12. On January 1, 2019, Moon Co. issued $500,000 of 6% bonds at 102, which are due on
January 1, 2024. One detachable stock warrants entitling the holder to purchase for $15
one share of Moon's ordinary shares $10 par value, were attached to each $100 bond.
The bonds without the warrants would sell at $460,071. On January 1, 2019, the fair
value of Moon's shares was $25 per share. Assuming investor exercise all warrants on
June 1, 2020. The entry to record the exercise of warrants will include a...

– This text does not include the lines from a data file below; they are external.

int rqk_auction_layout_query(int64_t n, int32_t k, rqk_auction_layout* out) {
    using namespace rqk;
    if (!out || n < 1 || k < 1 || k > 256) return fail(RQK_ERR_ARG, "rqk_auction_layout_query: bad argument%s");
    long long ld = round_up<long long>(n, 128);
    size_t ro = 0, to = 0;
    out->total_bytes = (int64_t)auction_ws_layout(n, ld, k, nullptr, nullptr, &ro, &to);
    out->reduce_offset = (int64_t)ro;
    out->reduce_count = (int64_t)k * AUC_W + 2 * k + 2;
    out->tie_total_offset = (int64_t)to;
    return 0;
}

size_t rqk_auction_workspace_bytes(int64_t n, int32_t k) {
    long long ld = rqk::round_up<long long>(n, 128);
    return rqk::auction_ws_layout(n, ld, k, nullptr, nullptr);
}

int rqk_auction_init(int64_t n, int64_t ld, int32_t k, const void* minmax_keys, void* workspace,
                     size_t workspace_bytes, void* stream_) {
    using namespace rqk;
    AuctionArgs a;
    int rc = auction_prepare(n, ld, k, workspace, workspace_bytes, &a, "rqk_auction_init");
    if (rc) return rc;
    if (!minmax_keys) return fail(RQK_ERR_ARG, "rqk_auction_init: null minmax_keys%s");
    cudaStream_t stream = (cudaStream_t)stream_;
    RQK_CUDA_OK(cudaMemsetAsync(a.p.tieprefix, 0, (size_t)a.G * k * 4, stream));
    const char* ns = getenv("RQK_AUCTION_NO_LIST");
    auction_init_kernel<<<148, 256, 0, stream>>>(a.p, ld, k, (const unsigned int*)minmax_keys, (ns && ns[0] == '1') ? 1 : 0);
    RQK_LAUNCH_OK();
    return 0;
}

int rqk_auction_pass(const void* scores_t, int64_t ld, int64_t n, int32_t k, int64_t n_global, int32_t which,
                     void* workspace, size_t workspace_bytes, void* stream_) {
    using namespace rqk;
    AuctionArgs a;
    int rc = auction_prepare(n, ld, k, workspace, workspace_bytes, &a, "rqk_auction_pass");
    if (rc) return rc;
    if (!scores_t) return fail(RQK_ERR_ARG, "rqk_auction_pass: null scores%s");
    if (n_global < k) return fail(RQK_ERR_ARG, "rqk_auction_pass: n_global=%s%lld < k=%lld (argmin path, reference :24-26)", "", n_global, k);
    if (which == 0) which = 7;
    if (n_global != n) which &= ~1;
    const int fused = (which & 16) && n_global == n ? 1 : 0;
    if ((which & 8) && !fused) return fail(RQK_ERR_ARG, "rqk_auction_pass: bit 3 (merge + resolve) needs bit 4 and unsharded jobs%s");
    return auction_launch(a, scores_t, ld, n, k, n_global, which & 15, fused, (cudaStream_t)stream_);
}

int rqk_auction_sample_collect(const void* scores_t, int64_t ld, int64_t n, int32_t k, int64_t n_global, void* out,
                               int32_t count, void* workspace, size_t workspace_bytes, void* stream_) {
    using namespace rqk;
    AuctionArgs a;
    int rc = auction_prepare(n, ld, k, workspace, workspace_bytes, &a, "rqk_auction_sample_collect");
    if (rc) return rc;
    if (!scores_t || !out || count < 1 || count > AUC_SAMPLE) return fail(RQK_ERR_ARG, "rqk_auction_sample_collect: bad argument%s");
    auction_sample_kernel<<<k, AUC_SAMPLE_THREADS, 0, (cudaStream_t)stream_>>>((const __half*)scores_t, ld, n, k, n_global / k, a.p,
                                                                  (unsigned short*)out, count, nullptr, 0, 1, PeerCtx{}, 0);
    RQK_LAUNCH_OK();
    return 0;
}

a. debit of $39,929 to Share Premium-Warrant
b. credit of $50,000 to Share Capital-Ordinary.
c. debit of $125,000 to Cash.
d. credit of $75,000 to Share Premium-Ordinary

13. On January 1, 2019, Moon Co. issued $500,000 of 6% bonds at 102, which are due on
January 1, 2024. One detachable stock warrants entitling the holder to purchase for $15
one share of Moon's ordinary shares $10 par value, were attached to each $100 bond.
The bonds without the warrants would sell at $460,071. On January 1, 2019, the fair
value of Moon's shares was $25 per share. Assuming investor exercise all warrants on
June 1, 2020. The entry to record the exercise of warrants will include a...
a. debit of $125,000 to Cash.
b. credit of $75,000 to Share Capital-Ordinary.